A. (Laura Poitras) No, it actually doesn't really change me. I mean, we made a film and we didn't make any compromises. But, you know, I think, actually, the Academy is full of artists and filmmakers, and I think that that's what it's being recognized for, as a film. So I actually see a lot of, you know, kindred spirit with a lot of the other films that are nominated: BOYHOOD, GRAND BUDAPEST HOTEL, BIRDMAN. Those are really artist‑driven films, so I think it fits right in with those.
Q. This film was mostly produced in Berlin. You were not editing this here in the U.S. for obvious reasons. Can you just, in German, maybe comment on those?
A. (Dirk Wilutzky) [Speaks in German]
Q. How will you celebrate this amazing day? How is it going to end?
A. (Mathilde Bonnefoy) That's not the kind of ‑‑ we prefer serious questions.

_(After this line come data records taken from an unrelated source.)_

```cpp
struct IgemmArgs {
  const half_t* x0;
  const half_t* x1;
  const half_t* w;
  const float* bias;
  const float* temb;
  const half_t* res;
  half_t* out;
  float* partial;
  int C0, C1, Ctot;
// ... 2407 lines not shown
    int ppb = std::max(1, a.B * a.HoWo / 512);
    const int slabs = cdiv(a.HoWo, ppb);
    const size_t lds = (size_t)ppb * (a.N / 4) * 2 * sizeof(float);
    if (slabs <= kGnMaxSlabs && lds <= 64 * 1024) {
      a.gn_partial = d.gn_partial;
      a.gn_G = d.gn_groups;
      a.gn_cpg = a.N / d.gn_groups;
      a.gn_T = slabs;
      hipLaunchKernelGGL(splitk_reduce_stats_kernel, dim3(slabs, a.B), dim3(256), lds, s, a, ppb);
      return slabs;
    }
  }
  const size_t total4 = (size_t)a.M * a.N / 4;
  const int blocks = (int)std::min<size_t>((total4 + 255) / 256, 2048);
  hipLaunchKernelGGL(splitk_reduce_kernel, dim3(blocks), dim3(256), 0, s, a);
  return 0;
}
}

namespace {
void choose_tile_order(IgemmArgs& a, int tile) {
  int bm, bn;
  tile_dims(tile, bm, bn);
  const bool halo_tile = tile == 7;
  const double nbn = (double)cdiv(a.N, bn);
  const double nbm = halo_tile ? (double)a.B * a.tiles_x * a.tiles_y : (double)cdiv(a.M, bm);
  const double a_bytes = 2.0 * a.B * a.Hi * a.Wi * a.Ctot, w_bytes = 2.0 * a.N * a.K;
  const double l2 = 3.5e6;
  const double m_fast_cost = w_bytes + a_bytes * (a_bytes <= l2 ? std::min(8.0, nbn) : nbn);
  const double n_fast_cost = a_bytes + w_bytes * (w_bytes <= l2 ? std::min(8.0, nbm) : nbm);
  static const int forced = tune_env_int("SD_TILE_ORDER", -1);
  if (forced == 2) a.n_fast = nbn > 1 && a_bytes * (nbn - 1) > 7.0 * w_bytes;
  else a.n_fast = forced >= 0 ? (forced != 0) : (nbn > 1 && n_fast_cost < m_fast_cost);
}
}

bool conv_gn_loader_ok(const ConvDesc& d) {
  const int c1 = d.x1 ? d.C1 : 0;
  const int ctot = d.C0 + c1;
  return d.ksize == 3 && d.stride == 1 && d.up == 1 && halo_ks_ok(d) && !d.ln_colsum && !d.out_t && d.out_mode == kOutHalf && !d.debug &&
         d.gnf_groups >= 1 && d.gnf_groups <= 32 && ctot % d.gnf_groups == 0 && ctot <= 2048 && d.Hi == d.Ho && d.Wi == d.Wo &&
         halo_gnl_lds_bytes(3, ctot) <= halo_gnl_lds_cap;
}

int launch_conv(const ConvDesc& d, const ConvWorkspace& ws, hipStream_t s) {
  SD_REQUIRE(conv_fast_path_ok(d), kInvalidArgument, "launch_conv: shape not MFMA-tileable (C0=%d C1=%d N=%d k=%d)",
             d.C0, d.C1, d.N, d.ksize);
  SD_REQUIRE(!d.ln_colsum || (d.ksize == 1 && !d.x1 && d.bias && d.out_mode != kOutHalfT), kInvalidArgument,
             "LayerNorm fold needs a 1x1 single-source GEMM with a (folded) bias");
  SD_REQUIRE(!d.out_t || (d.out_mode == kOutHalf && d.n_trans % 64 == 0 && d.n_trans < d.N && (d.Ho * d.Wo) % 8 == 0 &&
                          d.ldT % 8 == 0 && !d.res && !d.temb),
             kInvalidArgument, "fused q|k|v: n_trans %d N %d HoWo %d ldT %d", d.n_trans, d.N, d.Ho * d.Wo, d.ldT);
  SD_REQUIRE(!d.vt_perm || (d.out_t && (d.Ho * d.Wo) % 16 == 0), kInvalidArgument, "permuted V^T needs the fused q|k|v epilogue and HoWo %% 16 == 0");
  SD_REQUIRE(d.q_cols == 0 || (d.out_t && d.q_cols % 4 == 0 && d.q_cols <= d.n_trans), kInvalidArgument, "pre-scaled queries need the fused q|k|v epilogue (q_cols %d)", d.q_cols);
  {
    static const bool wsg_on = tune_env_int("SD_WSGEMM", 1) != 0;
    const bool forced = d.tile == 10;
    if (d.w_ws && wsgemm_shape_ok(d) && (forced || (wsg_on && wsgemm_wanted(d) && d.tile == 0 && d.splitk == 0 && d.staging == 0 && g_tune.tile == 0))) {
      launch_wsgemm(d, s);
      return 0;
    }
    SD_REQUIRE(!forced, kInvalidArgument, "plan tile 10 (wsgemm.hip) needs the pre-tiled weights and an eligible GEGLU shape");
  }
  {
    static const bool bv_on = tune_env_int("SD_BVGEMM", 1) != 0;
    if (bv_on && d.w_bv && d.tile == 0 && d.splitk == 0 && d.staging == 0 && g_tune.tile == 0 && bvgemm_wanted(d)) {
      launch_bvgemm(d, 0, s);
      return 0;
    }
  }
  if (d.tile == 11) {
    SD_REQUIRE(d.w_bv && bvgemm_shape_ok(d), kInvalidArgument, "plan tile 11 (bvgemm.hip) needs the pre-tiled weights and an eligible 1x1 shape");
    launch_bvgemm(d, d.staging, s);
    return 0;
  }
  {
    static const bool sm_on = tune_env_int("SD_SMGEMM", 1) != 0;
    const bool forced = d.tile == 12;
    if (forced || (sm_on && d.tile == 0 && d.splitk == 0 && d.staging == 0 && g_tune.tile == 0 && smgemm_wanted(d))) {
      launch_smgemm(d, forced ? d.staging : 0, s);
      return 0;
    }
  }
  IgemmArgs a = make_args(d);
  Plan p = choose_plan(d, a);
  bool halo = p.tile == 7;
  const bool twins = d.n_twins > 0;
  SD_REQUIRE(!twins || (d.out_mode == kOutHalf && !d.ln_colsum && !d.out_t && !d.debug && reduce_twin_ok(a.HoWo, a.N, d.n_twins, d.twin)),
             kInvalidArgument, "GroupNorm twins need a plain fp16 output and whole (sample, group) slices (HoWo=%d N=%d)", a.HoWo, a.N);
  if (d.gnf_partial && d.ksize == 3) {
    SD_REQUIRE(conv_gn_loader_ok(d) && d.gnf_silu == 1 && d.gnf_gamma && d.gnf_beta && d.gnf_entries >= 1 && d.gnf_entries <= 128 && !twins, kInvalidArgument,
               "GroupNorm in the conv loader: Ctot=%d groups=%d entries=%d up=%d", a.Ctot, d.gnf_groups, d.gnf_entries, d.up);
    p.tile = 7;
    if (p.staging != 2 && p.staging != 3) p.staging = 3;
    p.splitk = 1;
  } else if (d.gnf_partial) {
    SD_REQUIRE(d.ksize == 1 && d.stride == 1 && !d.x1 && d.out_mode == kOutHalf && !d.ln_colsum && !d.out_t && !twins && gemm_pipe_ok(a) &&
                   d.gnf_gamma && d.gnf_beta && d.gnf_groups >= 1 && d.gnf_groups <= 32 && a.K % d.gnf_groups == 0 && a.K <= 2048 &&
                   d.gnf_entries >= 1 && d.gnf_entries <= 128 && a.HoWo % 64 == 0,
               kInvalidArgument, "GroupNorm fold: K=%d groups=%d entries=%d HoWo=%d", a.K, d.gnf_groups, d.gnf_entries, a.HoWo);
    p.tile = 3;
    if (p.staging != 6 && p.staging != 7 && p.staging != 8) p.staging = 6;
    p.splitk = 1;
  }
  halo = p.tile == 7;
  if (p.tile == 9) {
    const int nw = p.staging == 4 ? 4 : 8;
    const int S = wstream_splits(d, nw);
    const size_t need = (size_t)S * a.M * a.N * sizeof(float);
    SD_REQUIRE(ws.partial && ws.partial_bytes >= need, kInternal, "wstream workspace too small (%zu < %zu)", ws.partial_bytes, need);
    static const bool log_ws = tune_env_set("SD_LOG_CONVS");
    if (log_ws)
      fprintf(stderr, "[sd conv] k%d up%d C0=%d C1=%d M=%d N=%d K=%d tile=9 nw=%d slabs=%d twins=%d\n", a.ksize, a.up, a.C0, a.C1, a.M, a.N,
              a.K, nw, S, d.n_twins);
    launch_wstream(d, ws.partial, nw, s);
    a.partial = ws.partial;
    a.splitk = S;
    a.slab = 1;
    int entries = 0;
    if (twins) launch_reduce_twin(a.partial, S, a.M, a.N, a.HoWo, a.bias, a.temb, a.temb_stride, a.res, a.out, d.n_twins, d.twin, s);
    else entries = launch_slab_combine(d, a, s);
    SD_HIP(hipGetLastError());
    return entries;
  }
  if (halo) {
    const int nch = a.Ctot / BK;
    a.nk_per_split = cdiv(nch, p.splitk);
    a.splitk = cdiv(nch, a.nk_per_split);
  } else {
    a.splitk = p.splitk;
    a.nk_per_split = cdiv(a.nk_total, p.splitk);
    a.splitk = cdiv(a.nk_total, a.nk_per_split);
  }
  a.slab = (a.splitk > 1 || twins) ? 1 : 0;
  if (a.slab) {
    size_t need = (size_t)a.splitk * a.M * a.N * sizeof(float);
    SD_REQUIRE(ws.partial && ws.partial_bytes >= need, kInternal, "split-K workspace too small (%zu < %zu)",
               ws.partial_bytes, need);
    a.partial = ws.partial;
  }
  const bool trans = d.out_mode == kOutHalfT;
  const int st = p.staging;
  choose_tile_order(a, p.tile);
  static const bool log_plans = tune_env_set("SD_LOG_CONVS");
  if (log_plans)
    fprintf(stderr, "[sd conv] k%d s%d up%d C0=%d C1=%d M=%d N=%d K=%d mode=%d tile=%d splitk=%d\n", a.ksize, a.stride, a.up,
            a.C0, a.C1, a.M, a.N, a.K, d.out_mode, p.tile, a.splitk);
  int gn_entries = 0;
  if (halo) {
    gn_entries = setup_gn_stats(d, a, 0);
    launch_halo_ks(a, a.splitk, st, s);
  } else if (d.debug && d.debug < 64) {
    const bool ok = p.tile == 1 ? launch_debug_mode<128, 128>(a, d.debug, s) : launch_debug_mode<64, 64>(a, d.debug, s);
    SD_REQUIRE(ok && !trans, kInvalidArgument, "no ablation kernel for debug mode %d", d.debug);
    return 0;
  } else {
    if (!trans) {
      int bm, bn;
      tile_dims(p.tile >= 1 && p.tile <= 3 ? p.tile : 4, bm, bn);
      gn_entries = setup_gn_stats(d, a, bm);
    }
    switch (p.tile) {
      case 1: launch_tile<128, 128, 2, 2>(a, trans, st, s); break;
      case 2: launch_tile<128, 64, 2, 2>(a, trans, st, s); break;
      case 3: launch_tile<64, 64, 2, 2>(a, trans, st, s); break;
      default: launch_tile<64, 128, 2, 2>(a, trans, st, s); break;
// ... 117 lines not shown
```

ml-stable-diffusion_amd/csrc/kernels.h:

```cpp
#pragma once
#include "sd_common.h"

namespace sd {

enum OutMode : int {
  kOutHalf = 0,
  kOutHalfT = 1,
  kOutGeglu = 2,
};

struct GnTwin {
  half_t* y = nullptr;
  int ld = 0, c_off = 0;
  int cpg = 0;
  const float* gamma = nullptr;
  const float* beta = nullptr;
  float eps = 1e-5f;
  int silu = 0;
};

struct ConvDesc {
  const half_t* x0 = nullptr;
  const half_t* x1 = nullptr;
  int C0 = 0, C1 = 0;
  const half_t* w = nullptr;
  const float* bias = nullptr;
  const float* temb = nullptr;
  int temb_stride = 0;
  const half_t* res = nullptr;
  half_t* out = nullptr;
  int B = 1, Hi = 1, Wi = 1;
  int Ho = 1, Wo = 1;
  int ksize = 1, stride = 1, up = 1;
  int pad = -1;
  int N = 0;
  int out_mode = kOutHalf;
  int ldT = 0;
  int tile = 0;
  int splitk = 0;
  long long* prof = nullptr;
  int debug = 0;
  int staging = 0;
  const float* ln_colsum = nullptr;
  float ln_eps = 1e-5f;
  half_t* out_t = nullptr;
  int n_trans = 0;
  int vt_perm = 0;
  float q_scale = 1.f;
  int q_cols = 0;
  float* gn_partial = nullptr;
  int gn_groups = 0;
  const float* gnf_partial = nullptr;
  const float* gnf_gamma = nullptr;
  const float* gnf_beta = nullptr;
  float gnf_eps = 1e-6f;
  int gnf_groups = 0, gnf_entries = 0;
  int gnf_silu = 0;
  const half_t* w_tiled = nullptr;
  const half_t* w_ws = nullptr;
  const half_t* w_bv = nullptr;
  GnTwin twin[2];
  int n_twins = 0;
};

constexpr int kGnMaxSlabs = 256;

struct ConvWorkspace {
  float* partial = nullptr;
  size_t partial_bytes = 0;
};

size_t conv_workspace_bytes(const ConvDesc& d);
int launch_conv(const ConvDesc& d, const ConvWorkspace& ws, hipStream_t s);
bool conv_fast_path_ok(const ConvDesc& d);
bool conv_gn_loader_ok(const ConvDesc& d);
void conv_tune_set_candidate(int tile, int staging, int splitk);
int conv_plan_table_set(const char* text);

bool conv_plan_is_wstream(const ConvDesc& d);
bool wstream_shape_ok(const ConvDesc& d);
int wstream_splits(const ConvDesc& d, int nw);
size_t wstream_tiled_halves(int N, int Ctot, int ksize);
void launch_wstream_retile(const half_t* w, half_t* wt, int N, int Ctot, int ksize, hipStream_t s);
int launch_wstream(const ConvDesc& d, float* partial, int nw, hipStream_t s);
bool reduce_twin_ok(int HW, int N, int n_twins, const GnTwin* tw);
void launch_reduce_twin(const float* partial, int S, int M, int N, int HW, const float* bias, const float* temb, int temb_stride,
                        const half_t* res, half_t* out, int n_twins, const GnTwin* tw, hipStream_t s);

bool wsgemm_shape_ok(const ConvDesc& d);
bool wsgemm_wanted(const ConvDesc& d);
size_t wsgemm_tiled_halves(int N);
void launch_wsgemm_retile(const half_t* w, half_t* wt, int N, bool geglu, hipStream_t s);
void launch_wsgemm(const ConvDesc& d, hipStream_t s);

bool bvgemm_shape_ok(const ConvDesc& d);
size_t bvgemm_tiled_halves(int N, int K);
void launch_bvgemm_retile(const half_t* w, half_t* wt, int N, int K, bool geglu, hipStream_t s);
void launch_bvgemm(const ConvDesc& d, int variant, hipStream_t s);
bool bvgemm_wanted(const ConvDesc& d);

bool smgemm_shape_ok(const ConvDesc& d, int variant);
bool smgemm_wanted(const ConvDesc& d);
void launch_smgemm(const ConvDesc& d, int variant, hipStream_t s);

void run_calibration(int device, float* out);

int launch_conv_generic(const ConvDesc& d, int act_silu_out, hipStream_t s);

void launch_conv_small_n(const ConvDesc& d, float* out_nchw_f32, hipStream_t s);

enum AttnImpl : int { kAttnOriginal = 0, kAttnSplitEinsum = 1, kAttnSplitEinsumV2 = 2 };

struct AttnDesc {
  const half_t* q = nullptr;
  const half_t* k = nullptr;
  const half_t* vt = nullptr;
  half_t* out = nullptr;
  int B = 1, heads = 1, d = 64, Sq = 0, Sk = 0;
  int ldq = 0, ldk = 0, ldv = 0, ldo = 0;
  int impl = kAttnOriginal;
  int variant = 0;
  int vt_perm = 0;
  int q_prescaled = 0;
  float* sk_part = nullptr;
  size_t sk_part_bytes = 0;
  unsigned* sk_cnt = nullptr;
  int sk_cnt_n = 0;
  int sk_force = 0;
  int sk_upw = 0;
};
inline float attention_q_prescale(int d) { return 1.4426950408889634f / sqrtf((float)d); }
void launch_attention(const AttnDesc& d, hipStream_t s);
bool attention_supported(int d);
bool attention8_ok(const AttnDesc& d);
bool attention8_shape_ok(int d, int Sq, int Sk);
void launch_attention8(const AttnDesc& d, hipStream_t s);
bool attention8_sk_scratch(const AttnDesc& d, size_t* part_bytes, int* n_counters);

struct XAttnDesc {
  const half_t* x = nullptr;
  const half_t* wq = nullptr;
  const float* bias = nullptr;
  const float* colsum = nullptr;
  const half_t* k = nullptr;
  const half_t* vt = nullptr;
  half_t* out = nullptr;
  int M = 0, C = 0, S = 0, L = 0, ldv = 0, heads = 0;
  float ln_eps = 1e-5f;
  int impl = kAttnOriginal;
  int nst = 0;
};
bool xattn_fused_ok(int C, int heads, int S, int L);
void launch_xattn_fused(const XAttnDesc& d, hipStream_t s);

struct XAttnOutDesc {
  const half_t* x = nullptr;
  const half_t* wq_t = nullptr;
  const float* q_bias = nullptr;
  const float* q_colsum = nullptr;
  const half_t* k = nullptr;
  const half_t* vt = nullptr;
  const half_t* wo_t = nullptr;
  const float* o_bias = nullptr;
  half_t* out = nullptr;
  int M = 0, C = 0, S = 0, L = 0, ldv = 0, heads = 0;
  float ln_eps = 1e-5f;
  int impl = kAttnOriginal;
  const half_t* h0 = nullptr;
  const half_t* wo1_t = nullptr;
  const float* o1_bias = nullptr;
};
struct GnProjQkvDesc {
  const half_t* x = nullptr;
  const float* gn_partial = nullptr;
  const float* gn_gamma = nullptr;
  const float* gn_beta = nullptr;
  int gn_entries = 0, gn_groups = 32;
  float gn_eps = 1e-6f;
  const half_t* wp_t = nullptr;
  const float* p_bias = nullptr;
  half_t* h = nullptr;
  const half_t* wqkv_t = nullptr;
  const float* qkv_bias = nullptr;
  const float* qkv_colsum = nullptr;
  float ln_eps = 1e-5f;
  half_t* qk = nullptr;
  half_t* vt = nullptr;
// ... 97 lines not shown
```

ml-stable-diffusion_amd/csrc/smgemm.hip:

```cpp
#include <algorithm>

#include "kernels.h"

namespace sd {

namespace {

constexpr int SM_BK = 64;
constexpr int SM_BN = 80;
constexpr int SM_NW = SM_BN / 16;
constexpr int SM_LDS = 160 * 1024;

struct SmArgs {
  const half_t* x;
  const half_t* w;
  const float* bias;
  const half_t* res;
  half_t* out;
  int K, N, nk, res_ld;
  int has_bias, has_res;
  unsigned per_xcd;
  unsigned fast_div;
  unsigned fast_magic;
  int n_fast;
};

template <int BM>
struct SmCfg {
  static constexpr int ROWS = SM_BN + BM;
  static constexpr int PIECES = ROWS / 8;
  static constexpr int PPW = (PIECES + SM_NW - 1) / SM_NW;
  static constexpr int STAGE = SM_NW * PPW * 1024;
  static constexpr int NST = SM_LDS / STAGE;
  static constexpr int TM = BM / 16;
  static constexpr int EPI = 1 + TM / 2;
  static_assert(BM % 32 == 0 && ROWS % 8 == 0, "tile");
  static_assert(NST >= 3 && NST * STAGE <= SM_LDS, "ring");
  static_assert(PPW * (NST - 2) + EPI <= 63, "vmcnt range");
};

template <int N>
__device__ __forceinline__ void sm_wait_barrier() {
  asm volatile("s_waitcnt vmcnt(%0)\n\ts_barrier" ::"n"(N) : "memory");
}

template <int PPW, int E, int A>
__device__ __forceinline__ void sm_wait(int ahead) {
  if constexpr (A > 0) {
    if (ahead == A) {
      sm_wait_barrier<PPW * A + E>();
      return;
    }
    sm_wait<PPW, E, A - 1>(ahead);
  } else {
    sm_wait_barrier<E>();
  }
}

template <int BM>
__global__ __launch_bounds__(64 * SM_NW, 1) void smgemm_kernel(SmArgs a) {
  using C = SmCfg<BM>;
  constexpr int NST = C::NST, PPW = C::PPW, TM = C::TM;
  extern __shared__ __attribute__((aligned(16))) char smem[];
  const int lane = threadIdx.x & 63;
  const int wave = __builtin_amdgcn_readfirstlane((int)threadIdx.x >> 6);

  const unsigned t = (blockIdx.x & 7u) * a.per_xcd + (blockIdx.x >> 3);
  const unsigned slow = __umulhi(t, a.fast_magic);
  const unsigned fast = t - slow * a.fast_div;
  const int m_blk = (int)(a.n_fast ? slow : fast) * BM;
  const int n_blk = (int)(a.n_fast ? fast : slow) * SM_BN;

  const half_t* src[PPW];
#pragma unroll
  for (int j = 0; j < PPW; ++j) {
    const int r = (wave + SM_NW * j) * 8 + (lane >> 3);
    const int chunk = (lane & 7) ^ ((r >> 1) & 7);
    int rx = r - SM_BN;
    if (rx >= BM) rx -= BM;
    src[j] = (r < SM_BN ? a.w + (size_t)(n_blk + r) * a.K : a.x + (size_t)(m_blk + rx) * a.K) + chunk * 8;
  }
  auto issue = [&](int idx) {
    char* st = smem + (idx % NST) * C::STAGE + wave * 1024;
#pragma unroll
    for (int j = 0; j < PPW; ++j) {
      __builtin_amdgcn_global_load_lds((const __attribute__((address_space(1))) void*)src[j],
                                       (__attribute__((address_space(3))) void*)(st + j * SM_NW * 1024), 16, 0, 0);
      src[j] += SM_BK;
    }
  };
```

Q. Thank you so much in writing this film and for addressing some of the serious issues that it raised. Unlike a lot of the questions here, I do have a question about the serious issues raised by your film. I don't know if you heard that clip that Neil made, and I know it's all just in fun, but I'm personally really furious that he compared Snowden to treason. How do we get this conversation back to what really counts? All of us are being spied on by our own government and everybody else around the world is under the same threat. So it's not something that we can joke about, saying he's a traitor. How can we get the conversation more serious?
A. (Mathilde Bonnefoy) Well, I think one of the things that one can do is to focus on the person, Snowden, and one of the things that we've tried to do with our film was to show him, to give him a real voice. And I think when you see him, you understand that his motives were pure and that he was really authentic. And so once you understand that, you see that it's a young man who has actually decided to end his life as he knew it. It was an extraordinary act of courage and he was almost ready to die for what he wanted to do. It's really high stakes. Once you understand that, you understand that it's really important, and maybe it moves people to ‑‑ it galvanizes people to want to make a personal change. We've seen that ‑‑ I mean, we've seen at the end of screenings people come to us really moved.
A. (Laura Poitras) I would add, like in terms of, like, what does it mean in terms of this kind of surveillance. I mean, all we need to do is look at the Civil Rights Movement and what the FBI did in terms of spying on Martin Luther King and other activists. I mean, this is what happens when this kind of spying happens and there's no oversight of it. So I think we should be very concerned with the democracy.